Another topology is to use an output inductor instead of a bulky linear transformer. This method has the highest efficiency of all topologies and is much lighter and more cost-effective than inverters using linear transformers due to the small size of the output inductor. However, its disadvantage is that it does not provide any form of electrical isolation between the grid and the PV panels. Some countries with strict regulations do not allow the use of such inverters.

Therefore, inverter manufacturers try their best to make high-frequency, high-efficiency, compact and lightweight transformers into the front-end DC/DC converter. In this way, it not only provides electrical isolation between the grid and the photovoltaic panels, but also provides a regulated and controlled DC bus voltage for the inverter. Moreover, the ability to implement the MPPT function in the DC-DC converter part is another benefit of the above solution.

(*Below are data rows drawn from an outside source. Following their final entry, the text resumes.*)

# nk4517/gaussian-splatting-skysphere

Hardware: AMD Instinct MI355X
Metric: train iters/sec (fwd+bwd) + render Mpix/s @1080p, 1M Gaussians SH=3 (higher is better)
Workload: dtype f32; 1 GPU; C3: 1M Gaussians SH3 1920x1080, 16x16 tiles; gaussians=1000000, sh_degree=3, width=1920, height=1080, render_exp2=hardware v_exp_f32, parallelism=view-parallel dp1

## Files before the change

gaussian-splatting-skysphere_amd/csrc/gs_forward.hip:

```cpp
#include "gs_internal.h"

namespace gs {


template <int DEG>
__device__ __forceinline__ void sh_to_rgb(const float* __restrict__ sh, const float* __restrict__ rest, int M, float x,
                                          float y, float z, float* rgb, uint32_t& clamped) {
  constexpr int K = (DEG + 1) * (DEG + 1);
  float s[K * 3];
  if (rest) {
    const F3 d = *reinterpret_cast<const F3*>(sh);
    s[0] = d.a, s[1] = d.b, s[2] = d.c;
    const F3* r3 = reinterpret_cast<const F3*>(rest);
#pragma unroll
    for (int j = 0; j < K - 1; j++) {
      const F3 t = r3[j];
      s[3 + 3 * j] = t.a, s[4 + 3 * j] = t.b, s[5 + 3 * j] = t.c;
    }
  } else if (((M * 3) & 3) == 0) {
    const float4* s4 = reinterpret_cast<const float4*>(sh);
#pragma unroll
    for (int v = 0; v < (K * 3 + 3) / 4; v++) {
      float4 q = s4[v];
      if (4 * v + 0 < K * 3) s[4 * v + 0] = q.x;
// ... 124 lines not shown
    area += (uint32_t)__shfl_xor((int)area, d, 64);
    vis += (uint32_t)__shfl_xor((int)vis, d, 64);
  }
  if ((threadIdx.x & 63) == 0) {
    s_sum[threadIdx.x >> 6] = area;
    s_vis[threadIdx.x >> 6] = vis | (cm ? 0x80000000u : 0u);
  }
  lds_barrier();
  if (threadIdx.x == 0) {
    const uint32_t tot = s_sum[0] + s_sum[1] + s_sum[2] + s_sum[3];
    const uint32_t v4 = s_vis[0] | s_vis[1] | s_vis[2] | s_vis[3];
    const uint32_t nv = (s_vis[0] & 0x7FFFFFFFu) + (s_vis[1] & 0x7FFFFFFFu) + (s_vis[2] & 0x7FFFFFFFu) +
                        (s_vis[3] & 0x7FFFFFFFu);
    store_wg_totals(wg, b, nv, tot, (v4 >> 31) != 0);
  }
}

template <int DEG>
__global__ __launch_bounds__(256) void k_preprocess(GaussianArgs g, CameraArgs c, int* __restrict__ radii,
                                                    float4* __restrict__ splat, float4* __restrict__ binrec,
                                                    uint32_t* __restrict__ depth_key,
                                                    uint32_t* __restrict__ tiles, uint8_t* __restrict__ clamped,
                                                    WgTotals* __restrict__ wg) {
  const int b = (int)blockIdx.x + g.blk0, i = b * 256 + (int)threadIdx.x;
  uint32_t area = 0, dbits = 0;
  bool culled = false;
  if (i < g.P) {
    area = preprocess_one<DEG>(i, g, c, radii, splat, binrec, dbits, tiles, clamped, culled);
    depth_key[i] = area ? dbits : DEPTH_DROP;
  }
  workgroup_totals(area, culled, wg, (uint32_t)b);
}

template <int DEG>
__global__ __launch_bounds__(256) void k_preprocess_split(
    GaussianArgs g, CameraArgs c, int* __restrict__ radii, float4* __restrict__ splat, float4* __restrict__ binrec,
    uint32_t* __restrict__ depth_key, uint32_t* __restrict__ tiles, uint8_t* __restrict__ clamped,
    WgTotals* __restrict__ wg) {
  const int b = (int)blockIdx.x + g.blk0, i = b * 256 + (int)threadIdx.x;
  uint32_t area = 0, dbits = 0;
  bool culled = false;
  if (i < g.P) {
    area = preprocess_one<DEG, true>(i, g, c, radii, splat, binrec, dbits, tiles, clamped, culled);
    depth_key[i] = area ? dbits : DEPTH_DROP;
  }
  workgroup_totals(area, culled, wg, (uint32_t)b);
}

template <class Launch>
static void launch_row_chunks(const GaussianArgs& g, hipStream_t st, Launch&& launch) {
  const int nb = (g.P + 255) / 256;
  RowWait w[GS_MAX_ROW_WAITS];
  const int n = take_row_waits(w, GS_MAX_ROW_WAITS);
  int b0 = 0;
  for (int k = 0; k < n && b0 < nb; k++) {
    if (w[k].ev && !stream_wait(st, w[k].ev)) return;
    const int b1 = w[k].hi >= g.P ? nb : w[k].hi / 256;
    if (b1 > b0) {
      GaussianArgs gc = g;
      gc.blk0 = b0;
      launch(gc, dim3(b1 - b0));
      b0 = b1;
    }
  }
  if (b0 < nb) {
    GaussianArgs gc = g;
    gc.blk0 = b0;
    launch(gc, dim3(nb - b0));
  }
}

void fwd_preprocess(const GaussianArgs& g0, const CameraArgs& c, int* radii, const GeomPtrs& geo, hipStream_t st) {
  launch_row_chunks(g0, st, [&](const GaussianArgs& g, dim3 grid) { fwd_preprocess_grid(g, c, radii, geo, st, grid); });
}

void fwd_preprocess_grid(const GaussianArgs& g, const CameraArgs& c, int* radii, const GeomPtrs& geo, hipStream_t st,
                         dim3 grid) {
  const dim3 block(256);
  if (g.colors) {
    GS_LAUNCH("preprocess", k_preprocess<-1>, grid, block, 0, st, g, c, radii, geo.splat, geo.binrec, geo.keys_a, geo.tiles,
              geo.clamped, geo.wg_tot);
    return;
  }
  if (g.shs_rest) {
#define GS_PRE_SPLIT(D)                                                                                        \
  GS_LAUNCH("preprocess", (k_preprocess_split<D>), grid, block, 0, st, g, c, radii, geo.splat, geo.binrec, \
            geo.keys_a, geo.tiles, geo.clamped, geo.wg_tot)
    switch (g.D) {
      case 0: GS_PRE_SPLIT(0); break;
      case 1: GS_PRE_SPLIT(1); break;
      case 2: GS_PRE_SPLIT(2); break;
      default: GS_PRE_SPLIT(3); break;
    }
#undef GS_PRE_SPLIT
    return;
  }
  switch (g.D) {
    case 0:
      GS_LAUNCH("preprocess", k_preprocess<0>, grid, block, 0, st, g, c, radii, geo.splat, geo.binrec, geo.keys_a, geo.tiles,
                geo.clamped, geo.wg_tot);
      break;
    case 1:
      GS_LAUNCH("preprocess", k_preprocess<1>, grid, block, 0, st, g, c, radii, geo.splat, geo.binrec, geo.keys_a, geo.tiles,
                geo.clamped, geo.wg_tot);
      break;
    case 2:
      GS_LAUNCH("preprocess", k_preprocess<2>, grid, block, 0, st, g, c, radii, geo.splat, geo.binrec, geo.keys_a, geo.tiles,
                geo.clamped, geo.wg_tot);
      break;
    default:
      GS_LAUNCH("preprocess", k_preprocess<3>, grid, block, 0, st, g, c, radii, geo.splat, geo.binrec, geo.keys_a, geo.tiles,
                geo.clamped, geo.wg_tot);
      break;
  }
}

template <int DEG>
__global__ __launch_bounds__(256) void k_preprocess_views(GaussianArgs g, PreViews pv) {
  const int b = (int)blockIdx.x + g.blk0, i = b * 256 + (int)threadIdx.x;
  for (int v = 0; v < pv.K; v++) {
    const GeomPtrs& geo = pv.geo[v];
    uint32_t area = 0, dbits = 0;
    bool culled = false;
    if (i < g.P) {
      area = preprocess_one<DEG>(i, g, pv.c[v], pv.radii[v], geo.splat, geo.binrec, dbits, geo.tiles, geo.clamped,
                                 culled);
      geo.keys_a[i] = area ? dbits : DEPTH_DROP;
    }
    workgroup_totals(area, culled, geo.wg_tot, (uint32_t)b);
    lds_barrier();
  }
}

void fwd_preprocess_views(const GaussianArgs& g0, const PreViews& pv, hipStream_t st) {
  launch_row_chunks(g0, st, [&](const GaussianArgs& g, dim3 grid) {
    const dim3 block(256);
    if (g.colors) {
      GS_LAUNCH("preprocess_views", k_preprocess_views<-1>, grid, block, 0, st, g, pv);
      return;
    }
    switch (g.D) {
      case 0: GS_LAUNCH("preprocess_views", k_preprocess_views<0>, grid, block, 0, st, g, pv); break;
      case 1: GS_LAUNCH("preprocess_views", k_preprocess_views<1>, grid, block, 0, st, g, pv); break;
      case 2: GS_LAUNCH("preprocess_views", k_preprocess_views<2>, grid, block, 0, st, g, pv); break;
      default: GS_LAUNCH("preprocess_views", k_preprocess_views<3>, grid, block, 0, st, g, pv); break;
    }
  });
}


struct SrcTilesByRank {
  const uint32_t *tiles, *sorted_gid;
  uint32_t P;
  __device__ uint32_t operator()(uint32_t s) const {
    const uint32_t g = sorted_gid[s];
    return g < P ? tiles[g] : 0u;
  }
};

struct DstOffsets {
  uint32_t* offsets;
  uint32_t* first;
  const uint32_t* counters;
  uint32_t P;
  __device__ void operator()(uint32_t s, uint32_t ex, uint32_t v) const {
    offsets[s] = ex;
    const uint32_t I = counters[CNT_NREND];
    if (!dup_balanced(I, P)) return;
    for (uint32_t m = (ex + DUP_SLOTS - 1) / DUP_SLOTS; m * DUP_SLOTS < ex + v && m * DUP_SLOTS < I; m++) first[m] = s;
  }
};

constexpr uint32_t GS_TILE_SORT_BLOCKS = 4096, GS_DEPTH_SORT_BLOCKS = 4096;
struct CounterFinalize {
  static constexpr bool active = true;
  const WgTotals* wg;
  uint32_t nwg;
  uint32_t* counters;
  uint32_t* host;
  uint32_t* sticky;
  uint64_t vstride;
  uint32_t cap[FUSED_MAX_VIEWS];
  __device__ void operator()(uint32_t v) const {
    const WgTotals* wg = vptr(this->wg, vstride);
    uint32_t* counters = vptr(this->counters, vstride);
    uint32_t* host = this->host ? this->host + 8 * v : nullptr;
    const uint32_t cap = this->cap[v];
    __shared__ uint32_t s_lo[4], s_hi[4], s_v[4], s_e[4];
    unsigned long long si = 0;
    uint32_t sv = 0, se = 0;
    for (uint32_t k = threadIdx.x; k < nwg; k += SORT_THREADS) {
      const WgTotals t = wg[k];
      si += t.inst;
      sv += t.vis & 0x7FFFFFFFu;
      se |= t.vis >> 31;
    }
    uint32_t lo = (uint32_t)si, hi = (uint32_t)(si >> 32);
#pragma unroll
    for (int d = 32; d >= 1; d >>= 1) {
      const uint32_t olo = (uint32_t)__shfl_xor((int)lo, d, 64), ohi = (uint32_t)__shfl_xor((int)hi, d, 64);
      const unsigned long long a = ((unsigned long long)hi << 32 | lo) + ((unsigned long long)ohi << 32 | olo);
      lo = (uint32_t)a;
      hi = (uint32_t)(a >> 32);
      sv += (uint32_t)__shfl_xor((int)sv, d, 64);
      se |= (uint32_t)__shfl_xor((int)se, d, 64);
    }
    const uint32_t w = threadIdx.x >> 6;
    if ((threadIdx.x & 63) == 0) s_lo[w] = lo, s_hi[w] = hi, s_v[w] = sv, s_e[w] = se;
    lds_barrier();
    if (threadIdx.x == 0) {
      unsigned long long I = 0;
      uint32_t V = 0, e = 0;
      for (int k = 0; k < SORT_THREADS / 64; k++) {
        I += (unsigned long long)s_hi[k] << 32 | s_lo[k];
        V += s_v[k];
        e |= s_e[k];
      }
      const uint32_t err = (e ? ERR_PREFILTERED : 0u) | (I > (unsigned long long)GS_MAX_INSTANCES ? ERR_INSTANCES : 0u) |
                           (I > (unsigned long long)cap ? ERR_CAPACITY : 0u);
      counters[CNT_NREND] = (uint32_t)I;
      counters[CNT_V] = V;
      counters[CNT_ERR] = err;
      counters[CNT_I] = 0u;
      counters[CNT_LB_TILE] = 0u;
      counters[CNT_SEQ] = counters[CNT_SEQ] + 1u;
      if (host) {
        host[0] = (uint32_t)I;
        host[1] = (uint32_t)(I >> 32);
        host[2] = V;
        host[3] = err;
      }
      if (sticky && err) {
        sticky[0] = err;
        sticky[1] = (uint32_t)I;
        sticky[2] = (uint32_t)(I >> 32);
      }
    }
  }
};
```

The MPPT system in the inverter ensures that the inverter always works at the maximum power that the photovoltaic panel can output under all weather conditions and at any time of the day.

Figure 1. A solar photovoltaic inverter connected to the grid.

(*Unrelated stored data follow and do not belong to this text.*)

static int screen_init(p2s_model_s *m) {
    if (m->cfg.encoder_bf16 != 0) return P2S_OK;
    const char *dense = getenv("P2S_CONV3_DENSE");
    if (dense && atoi(dense) != 0) return P2S_OK;
    DevBuf<int> flag;
    const bool ok = p2s_alloc_all(m->scr_w3h, (size_t)4 * P2S_SCR_PIECE, m->scr_mu, (size_t)4 * 1024, m->scr_counters, 3, flag, 1) &&
                    hipMemset(m->scr_counters.get(), 0, 3 * 8) == hipSuccess && hipMemset(flag.get(), 0, 4) == hipSuccess;
    int rc = P2S_OK, h = 0;
    if (!ok) {
        (void)hipGetLastError();
        p2s_set_error("allocation of the screen operands of conv3 failed");
        rc = P2S_ENOMEM;
    }
    for (int i = 0; i < 4 && rc == P2S_OK; ++i) {
        const P2sLayer layer = i < 2 ? L_S3 : L_M3;
        rc = p2s_launch_screen_prepare(m->w32(layer, i & 1), const_cast<unsigned short *>(m->screen_w(layer, i & 1)),
                                       const_cast<float *>(m->screen_mu(layer, i & 1)), nullptr, flag.get());
    }
    if (rc == P2S_OK && hipMemcpy(&h, flag.get(), 4, hipMemcpyDeviceToHost) != hipSuccess) {
        p2s_set_error("hipMemcpy(conv3 range flag) failed");
        rc = P2S_EHIP;
    }
    if (rc == P2S_OK && h) {
        m->scr_w3h.reset();
        m->scr_mu.reset();
    }
    m->stem_reuse = rc == P2S_OK && m->scr_w3h && !m->cfg.sym_sum && !m->cfg.stem_recompute;
    m->stem_max_bytes = (size_t)(m->cfg.stem_reuse_max_mb > 0 ? m->cfg.stem_reuse_max_mb : 3072) << 20;
    return rc;
}

static int model_init(p2s_model_s *m, const float *blob_host, size_t n_floats) {
    const p2s_model_cfg &cfg = m->cfg;
    if (!m->blob.alloc(n_floats)) {
        p2s_set_error("allocation of the weights failed");
        return P2S_ENOMEM;
    }
    const hipError_t e = hipMemcpy(m->blob.get(), blob_host, n_floats * sizeof(float), hipMemcpyHostToDevice);
    if (e != hipSuccess) {
        p2s_set_error("hipMemcpy(weights) failed: %s", hipGetErrorString(e));
        return P2S_EHIP;
    }
    const Precision prec = p2s_precision(cfg);
    {
        const int rc = screen_init(m);
        if (rc) return rc;
    }
    if (!prec.pieces) return P2S_OK;
    struct Item { P2sLayer layer; int z; };
    std::vector<Item> items;
    for (int kind = LK_ENC; kind < LK_FP32; ++kind) {
        if (!p2s_kind_packed((P2sLayerKind)kind, cfg)) continue;
        const int slices = kind == LK_ENC || kind == LK_ENC_HEAD ? 2 : 1;
        for (int z = 0; z < slices; ++z)
            for (int l = 0; l < P2S_LAYERS; ++l) {
                if (p2s_layers[l].kind != kind) continue;
                m->h_off[l][z] = m->h_off[l][1] = m->h_total;
                items.push_back({(P2sLayer)l, z});
                m->h_total += (size_t)p2s_layers[l].K * p2s_layers[l].N;
            }
    }
    if (!m->blob_h.alloc(m->h_total * prec.pieces)) {
        p2s_set_error("allocation of the 16-bit weights failed");
        return P2S_ENOMEM;
    }
    DevBuf<int> wflag;
    if (prec.f16 && (!wflag.alloc(1) || hipMemset(wflag.get(), 0, 4) != hipSuccess)) {
        (void)hipGetLastError();
        p2s_set_error("allocation of the weight range flag failed");
        return P2S_ENOMEM;
    }
    for (int piece = 0; piece < prec.pieces; ++piece)
        for (const Item &it : items) {
            const P2sLayerDesc &d = p2s_layers[it.layer];
            const int rc = p2s_launch_pack_bf16(m->w32(it.layer, it.z), m->blob_h.get() + (size_t)piece * m->h_total + m->h_off[it.layer][it.z],
                                                d.K, d.N, 0, 0, 1, piece, prec.f16, nullptr, wflag.get());
            if (rc) return rc;
        }
    if (prec.f16) {
        int h = 0;
        const hipError_t e2 = hipMemcpy(&h, wflag.get(), 4, hipMemcpyDeviceToHost);
        if (e2 != hipSuccess) {
            p2s_set_error("hipMemcpy(weight range flag) failed: %s", hipGetErrorString(e2));
            return P2S_EHIP;
        }
        if (h) {
            p2s_set_error("fp16 pair encoder (encoder_bf16 = 4): a BatchNorm-folded weight of this checkpoint does not fit the half "
                          "range (|w| > 6e4, or non-finite) -- use encoder_bf16 = 3 (the same accuracy) or 0 for this model");
            return P2S_EINVAL;
        }
        p2s_model_s::Fallback &fb = m->fb;
        fb.cap = 16384;
        const size_t k3 = (size_t)cfg.points_per_patch * 3, n3 = (size_t)cfg.sub_sample_size * 3, cap = fb.cap;
        const bool ok = p2s_alloc_all(fb.flags, (size_t)m->max_chunk, fb.count, 1, fb.patch, cap * k3, fb.sub, cap * n3, fb.query, cap * 3,
                                      fb.radius, cap, fb.index, cap, fb.sdf, cap, fb.logits, cap * 2) &&
                        hipMemset(fb.flags.get(), 0, (size_t)m->max_chunk * 4) == hipSuccess && hipMemset(fb.count.get(), 0, 4) == hipSuccess &&
                        hipMemset(fb.radius.get(), 0, cap * 4) == hipSuccess;
        if (!ok) {
            (void)hipGetLastError();
            p2s_set_error("allocation of the fp32 fallback buffers of the fp16 pair mode failed");
            return P2S_ENOMEM;
        }
    }
    P2S_HIP_CHECK(hipDeviceSynchronize());
    return P2S_OK;
}

extern "C" {

int p2s_abi_version(void) { return P2S_ABI_VERSION; }
const char *p2s_last_error(void) { return g_err; }

int p2s_device_count(void) {
    int n = 0;
    if (hipGetDeviceCount(&n) != hipSuccess) {
        (void)hipGetLastError();
        return 0;
    }
    return n;
}

int p2s_release_scratch(int device) {
    if (device < 0 || device >= P2S_MAX_DEVICES || device >= p2s_device_count()) {
        p2s_set_error("p2s_release_scratch: no HIP device %d", device);
        return P2S_ENODEVICE;
    }
    P2S_HIP_CHECK(hipSetDevice(device));
    {
        std::lock_guard<std::mutex> g(g_scratch[device].mu);
        if (g_scratch[device].p) (void)hipFree(g_scratch[device].p);
        g_scratch[device].p = nullptr;
        g_scratch[device].cap = 0;
    }
    p2s_cloud_pool_release(device);
    return P2S_OK;
}

int p2s_model_create(const p2s_model_cfg *cfg, const float *blob_host, size_t n_floats,
                     const p2s_weight_offsets *offs, int device, p2s_model_t *out) {
    if (!cfg || !blob_host || !offs || !out || n_floats == 0) {
        p2s_set_error("p2s_model_create: null argument");
        return P2S_EINVAL;
    }
    if (cfg->net_size != 1024 || (cfg->output_dim != 2 && cfg->output_dim != 1) || cfg->points_per_patch < 1 || cfg->sub_sample_size < 1) {
        p2s_set_error("p2s_model_create: unsupported cfg (net_size=%d output_dim=%d)", cfg->net_size, cfg->output_dim);
        return P2S_EINVAL;
    }
    if (p2s_device_count() <= device || device < 0) {
        p2s_set_error("p2s_model_create: no HIP device %d", device);
        return P2S_ENODEVICE;
    }
    if (cfg->encoder_bf16 < 0 || cfg->encoder_bf16 > 4) {
        p2s_set_error("p2s_model_create: encoder_bf16 = %d (0 fp32, 1 bf16, 2 / 3 split bf16, 4 fp16 pair)", cfg->encoder_bf16);
        return P2S_EINVAL;
    }
    P2S_HIP_CHECK(hipSetDevice(device));
    p2s_model_s *m = new p2s_model_s(*cfg, *offs, device);
    const int rc = model_init(m, blob_host, n_floats);
    if (rc) p2s_model_destroy(m);
    else *out = m;
    return rc;
}

int p2s_model_destroy(p2s_model_t m) {
    if (!m) return P2S_OK;
    (void)hipSetDevice(m->device);
    delete m;
    return P2S_OK;
}

int p2s_set_profiling(p2s_model_t m, int enabled) {
    if (!m) return P2S_EINVAL;
    m->profiling = enabled != 0;
    return P2S_OK;
}

int p2s_get_counters(p2s_model_t m, p2s_counters *out) {
    if (!m || !out) return P2S_EINVAL;
    *out = m->counters;
    if (m->scr_counters) {
        unsigned long long h[3] = {};
        P2S_HIP_CHECK(hipSetDevice(m->device));
        P2S_HIP_CHECK(hipMemcpy(h, m->scr_counters.get(), sizeof(h), hipMemcpyDeviceToHost));
        out->conv3_confirmed = (int64_t)h[0];
        out->conv3_items_dense = (int64_t)h[1];
        out->conv3_items = (int64_t)h[2];
    }
    return P2S_OK;
}

}

int p2s_prof_mark(p2s_model_s *m, hipStream_t s) {
    if (!m->profiling) return -1;
    if (m->ev_used >= (int)m->evpool.size()) {
        DevEvent e;
        if (!e.create()) return -1;
        m->evpool.push_back(std::move(e));
    }
    const int i = m->ev_used++;
    if (hipEventRecord(m->evpool[i].get(), s) != hipSuccess) return -1;
    return i;
}

void p2s_prof_span(p2s_model_s *m, int stage, int a, int b) {
    if (a >= 0 && b >= 0) m->spans.push_back({stage, a, b});
}

static void prof_reset(p2s_model_s *m) {
    m->ev_used = 0;
    m->spans.clear();
    memset(&m->counters, 0, sizeof(m->counters));
}

static void prof_collect(p2s_model_s *m) {
    if (!m->profiling || m->ev_used == 0) return;
    (void)hipEventSynchronize(m->evpool[m->ev_used - 1].get());
    for (const auto &sp : m->spans) {
        float ms = 0.f;
        if (hipEventElapsedTime(&ms, m->evpool[sp.a].get(), m->evpool[sp.b].get()) != hipSuccess) {
            (void)hipGetLastError();
            continue;
        }
        double *dst = nullptr;
        switch (sp.stage) {
            case ST_CHAIN_STN: dst = &m->counters.ms_chain_stn; break;
            case ST_HEAD: dst = &m->counters.ms_stn_head; break;
            case ST_CHAIN_MAIN: dst = &m->counters.ms_chain_main; break;
            case ST_DECODER: dst = &m->counters.ms_decoder; break;
            case ST_KNN: dst = &m->counters.ms_knn; break;
            case ST_SUB: dst = &m->counters.ms_subsample; break;
            case ST_GRID: dst = &m->counters.ms_grid; break;
            case ST_CHAIN_QSTN: dst = &m->counters.ms_chain_qstn; break;
        }
        if (dst) *dst += ms;
    }
    m->ev_used = 0;
    m->spans.clear();
}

Sun Farmer Solar Inverter Platform

The Sun Farmer solar inverter platform is the first inverter product developed by IMI Singapore's R&D team. Its output end adopts a transformer-free topology, supplemented by a small high-frequency and high-efficiency transformer in the front-end DC-DC converter. The product has a phase-shifted DC-DC converter with a zero voltage conversion (ZVT) mechanism to reduce the switching loss of semiconductor devices; a full-bridge topology is used to drive two inductors at the output end.

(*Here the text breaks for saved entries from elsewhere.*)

@@ -1081,17 +1125,19 @@
                        null_selection, invert, nt, v.tile_counts, v.group_total, v.group_valid);
     ARX_CHECK_LAUNCH("count_kernel");
     hipLaunchKernelGGL(scan_kernel, dim3(1), dim3(1024), 0, st, v.group_total, ng, v.group_excl, v.hdr,
-                       static_cast<const int64_t*>(v.group_valid));
+                       static_cast<const int64_t*>(v.group_valid), nt, mask->length);
   } else {
     hipLaunchKernelGGL((count_kernel<false>), dim3(static_cast<unsigned>(ng)), dim3(kBlock), 0, st, mb, mvb, mvb,
                        null_selection, invert, nt, v.tile_counts, v.group_total, static_cast<int64_t*>(nullptr));
     ARX_CHECK_LAUNCH("count_kernel");
     hipLaunchKernelGGL(scan_kernel, dim3(1), dim3(1024), 0, st, v.group_total, ng, v.group_excl, v.hdr,
-                       static_cast<const int64_t*>(nullptr));
+                       static_cast<const int64_t*>(nullptr), nt, mask->length);
   }
   ARX_CHECK_LAUNCH("scan_kernel");
   return ARX_OK;
 }
+
+static Knob<int> g_take_count_fused{1};
 
 static Knob<int> g_filter_batch{4};
 static Knob<int> g_filter_pipe{1};
@@ -1191,6 +1237,10 @@
   }
   if (strcmp(name, "filter_pipe") == 0) {
     g_filter_pipe = value != 0;
+    return 1;
+  }
+  if (strcmp(name, "take_count_fused") == 0) {
+    g_take_count_fused = value != 0;
     return 1;
   }
   if (strcmp(name, "filter_sparse") == 0) {
@@ -1269,10 +1319,10 @@
   return launch_count(mask, null_selection, ws, ws_bytes, as_stream(stream));
 }
 
-int arx_filter_count_nulls(const ArxSpan* values, const ArxSpan* mask, int null_selection, void* ws, size_t ws_bytes,
-                           int64_t* out_length, int64_t* out_null_count, void* stream) {
-  if (out_length == nullptr || out_null_count == nullptr || values == nullptr) {
-    set_error("values / out_length / out_null_count is NULL");
+int arx_filter_count_nulls_async(const ArxSpan* values, const ArxSpan* mask, int null_selection, void* ws,
+                                 size_t ws_bytes, void* stream) {
+  if (values == nullptr) {
+    set_error("values is NULL");
     return ARX_INVALID;
   }
   if (mask != nullptr && values->length != mask->length) {
@@ -1280,14 +1330,23 @@
               static_cast<long long>(mask->length));
     return ARX_INVALID;
   }
+  return launch_count(mask, null_selection, ws, ws_bytes, as_stream(stream), 0, values);
+}
+
+int arx_filter_count_nulls(const ArxSpan* values, const ArxSpan* mask, int null_selection, void* ws, size_t ws_bytes,
+                           int64_t* out_length, int64_t* out_null_count, void* stream) {
+  if (out_length == nullptr || out_null_count == nullptr) {
+    set_error("values / out_length / out_null_count is NULL");
+    return ARX_INVALID;
+  }
   hipStream_t st = as_stream(stream);
-  const int rc = launch_count(mask, null_selection, ws, ws_bytes, st, 0, values);
+  const int rc = arx_filter_count_nulls_async(values, mask, null_selection, ws, ws_bytes, stream);
   if (rc != ARX_OK) return rc;
   int64_t hdr[5] = {0, 0, 0, 0, 0};
   ARX_HIP(hipMemcpyAsync(hdr, ws, sizeof(hdr), hipMemcpyDeviceToHost, st));
   ARX_HIP(hipStreamSynchronize(st));
   *out_length = hdr[0];
-  *out_null_count = mask->length == 0 ? 0 : hdr[0] - hdr[4];
+  *out_null_count = hdr[0] - hdr[4];
   return ARX_OK;
 }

The core of this IMI solar inverter is a 32-bit microprocessor with fully digital control algorithms for grid-connected operation power management and MPPT algorithms. The firmware is developed in C language.

The tasks performed by the microprocessor include the MPPT tracking mechanism of the DC-DC section; grid voltage zero-crossing detection; grid phase synchronization using PLL; Park and anti-Park transformation of grid voltage and current; active and reactive power calculation; and other protection functions.

The special thing about the Sun Farmer inverter is that once connected to the photovoltaic cells, no user intervention is required. It automatically detects the presence of grid voltage and controls its output voltage to synchronize with the grid voltage, frequency and phase. The target life of this solar inverter is more than 8 years.

The safety features of the inverter are also important. When a fault occurs in the grid connected to the PV system, it is necessary to observe the islanding situation. When an islanding situation occurs, the PV power generation system must be disconnected from the main grid immediately. If the PV output matches the load, the PV system can continue to supply power to the local load only. However, if the PV system is not disconnected from the main grid during an islanding situation, there will be a transient overcurrent passing through the PV system inverter, which may damage protection devices such as circuit breakers.

Photovoltaic or any other distributed generation system must be protected from islanding for the following reasons:

(1) The grid cannot control the voltage and frequency of the island, which may damage the client equipment when the grid cannot control it.

(2) Utilities and owners of distributed photovoltaic energy are responsible for electrical damage to customer equipment connected to their grids.

(3) Islanding can pose a hazard to power system employees or the public because it can energize lines that are normally considered to be disconnected from all excitation sources.

(4) After the island is reconnected to the grid, the line may trip again or damage the distributed energy generation equipment or other connected equipment due to phase shift closure.

(5) Islanding may interfere with the utility’s efforts to manually or automatically restore the grid to normal service.

In addition to having the function of preventing islanding hazards, inverters also need to meet the specific safety regulations and specifications put forward in specific regions.